# Sneak peek of my new grips!!



## Big Eazy (Mar 12, 2007)

WOW...I really like the looks of that.


----------



## mariah p (Dec 29, 2007)

Wow!! That looks awesome! Would look great in a red/black marble effect on my BT Liberty! Looking forward to seeing your post saying they are for sale!
Mariah P.


----------



## mdewitt71 (Jul 20, 2005)

Slap them bad boys on a riser and take a few pics, I bet they look really trick. Good Job !! :darkbeer:


----------



## pro38hunter (Jan 20, 2006)

If I could get them in orange, I would buy a set for my hunting bow. Those look really good!!!


----------



## oldglorynewbie (Oct 17, 2006)

Keep us posted. Price sounds right and they look good.:thumb:


----------



## Boonie_Hunter (Jan 14, 2005)

do you know what bows you will be making them for???


----------



## kris bassett (Feb 3, 2006)

So far
07-08 bowtechs
Elite

I will be trying to get some other grips to make patterns for other bows.



Kris


----------



## tiner64 (Oct 10, 2004)

mdewitt71 said:


> Slap them bad boys on a riser and take a few pics, I bet they look really trick. Good Job !! :darkbeer:


ditto 

very neat work


----------



## speedfreak (May 26, 2005)

What exactly are they made of? I think they would look reall good on a Guardian I know.:tongue:


----------



## buckeye bowhntr (Mar 10, 2008)

Nice work. I would buy one for my target bow but it's a Mathews.


----------



## 57Frontier (May 25, 2006)

I'm sure Kris will have a mathews pattern when he gets everything the way he wants. You're going to have to wait till he gets one done for my 
Old Glory though:wink:.


----------



## kris bassett (Feb 3, 2006)

Thanks guys. I posted this thread to see if there would be any interest in something like this.....i didn't want to invest the time and money into it if there wasn't. After reading the comments and getting a few PM's I am going to go ahead and start trying to perfect the process.

As soon as I get handy at making the Bowtech,Elite and hoyt plates I will be looking for patterns for other manufacturers....Ross,Mathews,APA, and so on.

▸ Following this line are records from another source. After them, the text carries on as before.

# godk1122/IsaacLab

Measured on AMD Instinct MI355X. Metric: env-steps/sec (whole node), Anymal-C rough 4096 envs/GPU, RSL-RL PPO iteration (collect+GAE+update), higher is better.
Workload: dtype f32; 1 GPU; Isaac-Velocity-Rough-Anymal-C-v0, 4096 envs/GPU, T=24, 5 epochs x 4 minibatches, terrain 1204008 triangles, 4 state snapshots resident in HBM; parallelism=dp1, rollout=hipGraph, full_step=False, update=hipGraph (measured eager 16.93 ms, graph 16.29 ms), policy_params=571801

## Files before the change

### include/imx.h

```cpp
#ifndef IMX_H_
#define IMX_H_

#include <stddef.h>
#include <stdint.h>

#ifdef __cplusplus
extern "C" {
#endif

typedef struct imx_plan imx_plan_t;
typedef struct imx_mesh imx_mesh_t;
typedef void* imx_stream_t;

#define IMX_MAGIC 0x31584D49
#define IMX_PLAN_VERSION 3
#define IMX_HEADER_WORDS 48
#define IMX_MAX_OBS_GROUPS 4
#define IMX_REC_WORDS 20
#define IMX_FRAME_WORDS 9
#define IMX_FT_HEADER_WORDS 4

enum imx_header_word {
    IMX_H_MAGIC = 0, IMX_H_VERSION, IMX_H_J, IMX_H_B, IMX_H_H, IMX_H_A, IMX_H_D, IMX_H_R, IMX_H_NTERM, IMX_H_NREW,
    IMX_H_NOBS, IMX_H_NACT, IMX_H_MAX_EP_LEN, IMX_H_STEP_DT , IMX_H_TERM_OFF, IMX_H_REW_OFF, IMX_H_OBS_OFF,
// ... 517 lines not shown
int imx_reduce_batch_flush(imx_reduce_batch_t* batch, imx_stream_t stream);

int imx_mlp_dw_elu(int64_t M, int N, int K, const float* dH_d, int64_t ldg, const float* H_d, int64_t ldh, float elu_alpha,
                   float* dZ_out_d, int64_t ldd, const float* X_d, int64_t ldx, float* dW_d, float* db_d, void* scratch_d,
                   size_t scratch_bytes, imx_stream_t stream);

int imx_mlp_infer(int64_t M, const float* X_d, int64_t ldx, int nnets, const int* nlayers, const int* dims,
                  const float* const* weights_d, const int* weight_pitch, const float* const* biases_d, const float* elu_alpha,
                  float* const* out_d, imx_stream_t stream);

typedef struct imx_policy_act {
    const float* std_d;
    uint64_t seed;
    const int32_t* step_counter_d;
    float* actions_out_d;
    float* logp_out_d;
    float* mu_out_d;
    float* sigma_out_d;
    float* obs_out_d;
    const imx_plan_t* plan;
    const imx_state_t* state;
    const imx_buffers_t* buf;
    float pre_clip;
} imx_policy_act_t;
int imx_mlp_infer_act(int64_t M, const float* X_d, int64_t ldx, int nnets, const int* nlayers, const int* dims,
                      const float* const* weights_d, const int* weight_pitch, const float* const* packed_weights_d,
                      const float* const* biases_d, const float* elu_alpha, float* const* out_d, const imx_policy_act_t* act,
                      imx_stream_t stream);
size_t imx_mlp_packed_floats(int out_features, int in_features);
int imx_mlp_pack_weights(int out_features, int in_features, const float* W_d, int64_t ldw, float* packed_d, imx_stream_t stream);
int imx_mlp_pack_weights_batch(int nlayers, const int* out_features, const int* in_features, const float* const* W_d, const int64_t* ldw,
                               float* const* packed_d, imx_stream_t stream);

int imx_mlp_fwd_elu(int64_t M, int N, int K, const float* X_d, int64_t ldx, const float* W_d, const float* b_d, float elu_alpha,
                    int apply_elu, float* Y_d, int64_t ldy, imx_stream_t stream);

int imx_mlp_head_fwd(int64_t M, int K, int A, float* h_d, int64_t ldh, const float* W_d, const float* b_d, float* y_d,
                     int elu_in_place, float elu_alpha, imx_stream_t stream);

typedef struct imx_head_loss {
    int mode;
    int sigma_stride;
    int use_clipped_value_loss;
    float clip_param, value_loss_coef, entropy_coef, grad_scale;
    const float* sigma_d;
    const float* actions_d;
    const float* old_logp_d;
    const float* advantages_d;
    const float* returns_d;
    const float* old_values_d;
    float* dmu_d;
    float* dsigma_d;
    float* dvalue_d;
} imx_head_loss_t;
int imx_mlp_head_fwd_loss(int64_t M, int K, int A, float* h_d, int64_t ldh, const float* W_d, const float* b_d, float* y_d,
                          int elu_in_place, float elu_alpha, const imx_head_loss_t* loss, imx_stream_t stream);

int imx_mlp_head_bwd(int64_t M, int K, int A, const float* dY_d, const float* h_d, int64_t ldh, const float* W_d, float elu_alpha,
                     int has_activation, float* dprev_d, float* dW_d, float* db_d, void* scratch_d, size_t scratch_bytes,
                     imx_stream_t stream);

int imx_mlp_head_fwd_bwd(int64_t M, int K, int A, const float* z_d, int64_t ldz, const float* W_d, const float* b_d, float* y_d,
                         int elu_in, float elu_alpha, const imx_head_loss_t* loss, float* dprev_d, float* dW_d, float* db_d,
                         void* scratch_d, size_t scratch_bytes, imx_reduce_batch_t* defer_to, imx_stream_t stream);


int imx_reset_events(int64_t N, int64_t J, const uint8_t* reset_mask_d, const float* ranges28, int joint_mode,
                     const float* default_root_state_d, const float* env_origins_d, const float* default_joint_pos_d,
                     const float* default_joint_vel_d, const float* soft_joint_pos_limits_d, const float* soft_joint_vel_limits_d,
                     const float* uniforms_d, uint64_t seed, const int32_t* step_counter_d, float* root_pose_d, float* root_vel_d,
                     float* joint_pos_d, float* joint_vel_d, imx_stream_t stream);

int imx_push_velocity(int64_t N, const uint8_t* mask_d, const float* ranges12, const float* uniforms_d, uint64_t seed,
                      const int32_t* step_counter_d, float* root_vel_w_d, imx_stream_t stream);

int imx_external_force_torque(int64_t N, int64_t num_bodies, const uint8_t* mask_d, const int32_t* body_ids_d, int64_t num_ids,
                              const float* ranges4, const float* uniforms_d, uint64_t seed, const int32_t* step_counter_d,
                              float* forces_d, float* torques_d, imx_stream_t stream);

int imx_terrain_levels(int64_t N, int64_t num_levels, int64_t num_types, const uint8_t* mask_d, const float* root_pos_w_d,
                       const float* command_d, const float* terrain_origins_d, const int64_t* terrain_types_d, float terrain_size_x,
                       float max_episode_length_s, const int64_t* rand_levels_d, uint64_t seed, const int32_t* step_counter_d,
                       int64_t* terrain_levels_d, float* env_origins_d, float* mean_level_d, imx_stream_t stream);

#define IMX_IK_MAX_JOINTS 8
enum imx_ik_command { IMX_IK_POSITION = 0, IMX_IK_POSE = 1 };
enum imx_ik_method { IMX_IK_DLS = 0, IMX_IK_TRANS = 1 };
typedef struct imx_diff_ik {
    int32_t command_type;
    int32_t use_relative_mode;
    int32_t ik_method;
    int32_t has_offset;
    float lambda_val;
    float k_val;
    float offset_pos[3];
    float offset_rot[4];
    int32_t body_idx;
    int32_t jacobi_body_idx;
    int32_t num_joints;
    int32_t joint_ids[IMX_IK_MAX_JOINTS];
    int32_t jacobi_joint_ids[IMX_IK_MAX_JOINTS];
    int32_t processed_col;
} imx_diff_ik_t;

int imx_diff_ik(const imx_diff_ik_t* cfg, int64_t N, int mode, const float* processed_action_d, int64_t PA,
                const float* root_pos_w_d, const float* root_quat_w_d, const float* body_pos_w_d, const float* body_quat_w_d,
                int64_t num_bodies, const float* jacobians_d, int64_t NB, int64_t ND, const float* joint_pos_d, int64_t J,
                float* ee_pos_des_d, float* ee_quat_des_d, float* joint_pos_des_d, int64_t ld_des, imx_stream_t stream);

// ... 29 lines not shown
```

### isaaclab_amd/csrc/mlp.hip

```cpp
#include <algorithm>

#include "imx_internal.h"
#include "imx_infer_device.h"


namespace {

constexpr int DW_T = 128;
constexpr int DW_BM = 32;
constexpr int DW_LD = DW_T + 32;

struct DwArgs {
    int64_t M;
    int N, K;
    const float* dY;
    int64_t ldy;
    const float* X;
    int64_t ldx;
    float* part;
    float* part_db;
    int tn, tk, S;
    int64_t rps;
    const float* H;
    int64_t ldh;
// ... 281 lines not shown
    const int64_t i = (int64_t)(blockIdx.x - g.first_block) * 64 + tx;
    const float* src = nullptr;
    int64_t stride = 0;
    float* dst = nullptr;
    if (i < g.total) {
        src = g.part + i; stride = g.total; dst = g.out + i;
    } else if (g.db && i - g.total < g.N) {
        src = g.part_db + (i - g.total); stride = g.N; dst = g.db + (i - g.total);
    }
    float acc = 0.0f;
    if (src)
        for (int s = ty; s < g.S; s += RED_Y) acc += src[(size_t)s * stride];
    red[ty][tx] = acc;
    __syncthreads();
    if (ty == 0 && dst) {
        float sum = 0.0f;
#pragma unroll
        for (int y = 0; y < RED_Y; ++y) sum += red[y][tx];
        *dst = sum;
    }
}

struct DwPlan {
    int tn, tk, S;
    int64_t rps;
};

int g_num_cu = 0;
int g_dw_cu_budget = 0;
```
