template <int LPR>
__global__ __launch_bounds__(256) void agg_hub_v4_kernel(AggArgs a, const int* __restrict__ seg,
                                                         float* __restrict__ part, int ldp) {
    __shared__ float4 s_part[256];
    const int row = seg[3 * blockIdx.x], e0 = seg[3 * blockIdx.x + 1], e1 = seg[3 * blockIdx.x + 2];
    constexpr int G = 256 / LPR;
    const int g = threadIdx.x / LPR, lg = threadIdx.x % LPR, c4 = lg * 4;
    float4 acc = make_float4(0.f, 0.f, 0.f, 0.f);
    if (c4 < a.F) {
        int e = e0 + g;
        for (; e + 3 * G < e1; e += 4 * G) {
            const int j0 = a.col[e], j1 = a.col[e + G], j2 = a.col[e + 2 * G], j3 = a.col[e + 3 * G];
            const float4 v0 = ld4(a.x + (long)j0 * a.ldx + c4);
            const float4 v1 = ld4(a.x + (long)j1 * a.ldx + c4);
            const float4 v2 = ld4(a.x + (long)j2 * a.ldx + c4);
            const float4 v3 = ld4(a.x + (long)j3 * a.ldx + c4);
            fma4(acc, edge_w(a, e, j0, row), v0);
            fma4(acc, edge_w(a, e + G, j1, row), v1);
            fma4(acc, edge_w(a, e + 2 * G, j2, row), v2);
            fma4(acc, edge_w(a, e + 3 * G, j3, row), v3);
        }
        for (; e < e1; e += G) {
            const int j = a.col[e];
            fma4(acc, edge_w(a, e, j, row), ld4(a.x + (long)j * a.ldx + c4));
        }
    }
    s_part[threadIdx.x] = acc;
    __syncthreads();
    if (g == 0 && c4 < a.F) {
#pragma unroll 8
        for (int k = 1; k < G; ++k) {
            const float4 p = s_part[k * LPR + lg];
            acc.x += p.x; acc.y += p.y; acc.z += p.z; acc.w += p.w;
        }
        *reinterpret_cast<float4*>(part + (long)blockIdx.x * ldp + c4) = acc;
    }
}

template <int LPR, bool STATS = false>
__global__ __launch_bounds__(256) void agg_hub_merge_kernel(AggArgs a, const int* __restrict__ seg, long nseg,
                                                            const float* __restrict__ part, int ldp, long st_row0 = 0) {
    __shared__ float4 s_part[256];
// ... 148 lines not shown
}

__global__ __launch_bounds__(256) void embedding_fwd_kernel(const int64_t* __restrict__ idx, long stride, long N,
                                                            const float* __restrict__ table, int V, int F,
                                                            float* __restrict__ out, long ldo, int accumulate) {
    const long i = blockIdx.x * 4L + (threadIdx.x >> 6);
    if (i >= N) return;
    const int lane = threadIdx.x & 63;
    const int64_t v = idx[i * stride];
    const bool ok = v >= 0 && v < V;
    for (int f = lane; f < F; f += 64) {
        const float t = ok ? table[v * F + f] : __builtin_nanf("");
        out[i * ldo + f] = accumulate ? out[i * ldo + f] + t : t;
    }
}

I need to get some more supplies ordered and I will keep you all informed of my progress:wink:

Please feel free to post what models you would like me to build grips for and also what colors you would be most interested in!!:darkbeer:


Kris


----------



## steve hilliard (Jun 26, 2002)

Sweet Kris, I think they will do well for you.


----------



## OOPS! (Jul 5, 2006)

Really cool looking! and at a great price aswell. Looking forward to seeing more!


----------



## crutchracing (Oct 26, 2007)

Martin Moab, orange and yellow would be neat.:darkbeer:


----------



## SupraTT (Dec 18, 2007)

Testafossa and im in!


----------



## ToughAntlerTees (Oct 30, 2007)

I would love to see 2 of them for Elite bows.
1.Yellow & black.
2. Black & bubble gum pink.
Thanks,
TAT


----------



## BMAN007 (Dec 31, 2006)

*ttt...............*

keep this thread up!

want one for my 07 vectrix!

orange and black please,PLEASE!


----------



## ursonvs (Sep 19, 2003)

Kris,

Stop melting your kids crayons to promote your archery habit.:wink:


looks like a good job.


----------



## hilbilyhunter (Nov 21, 2003)

*Cool !!*

When you get them ready for to fit hoyt side plate style on the 38 ultra I would take a set in flow green !!!! :darkbeer:


----------



## kris bassett (Feb 3, 2006)

I'm working on getting the process perfected!! They will look good when done!! I will be working on some new ones tonight. I will post some pics.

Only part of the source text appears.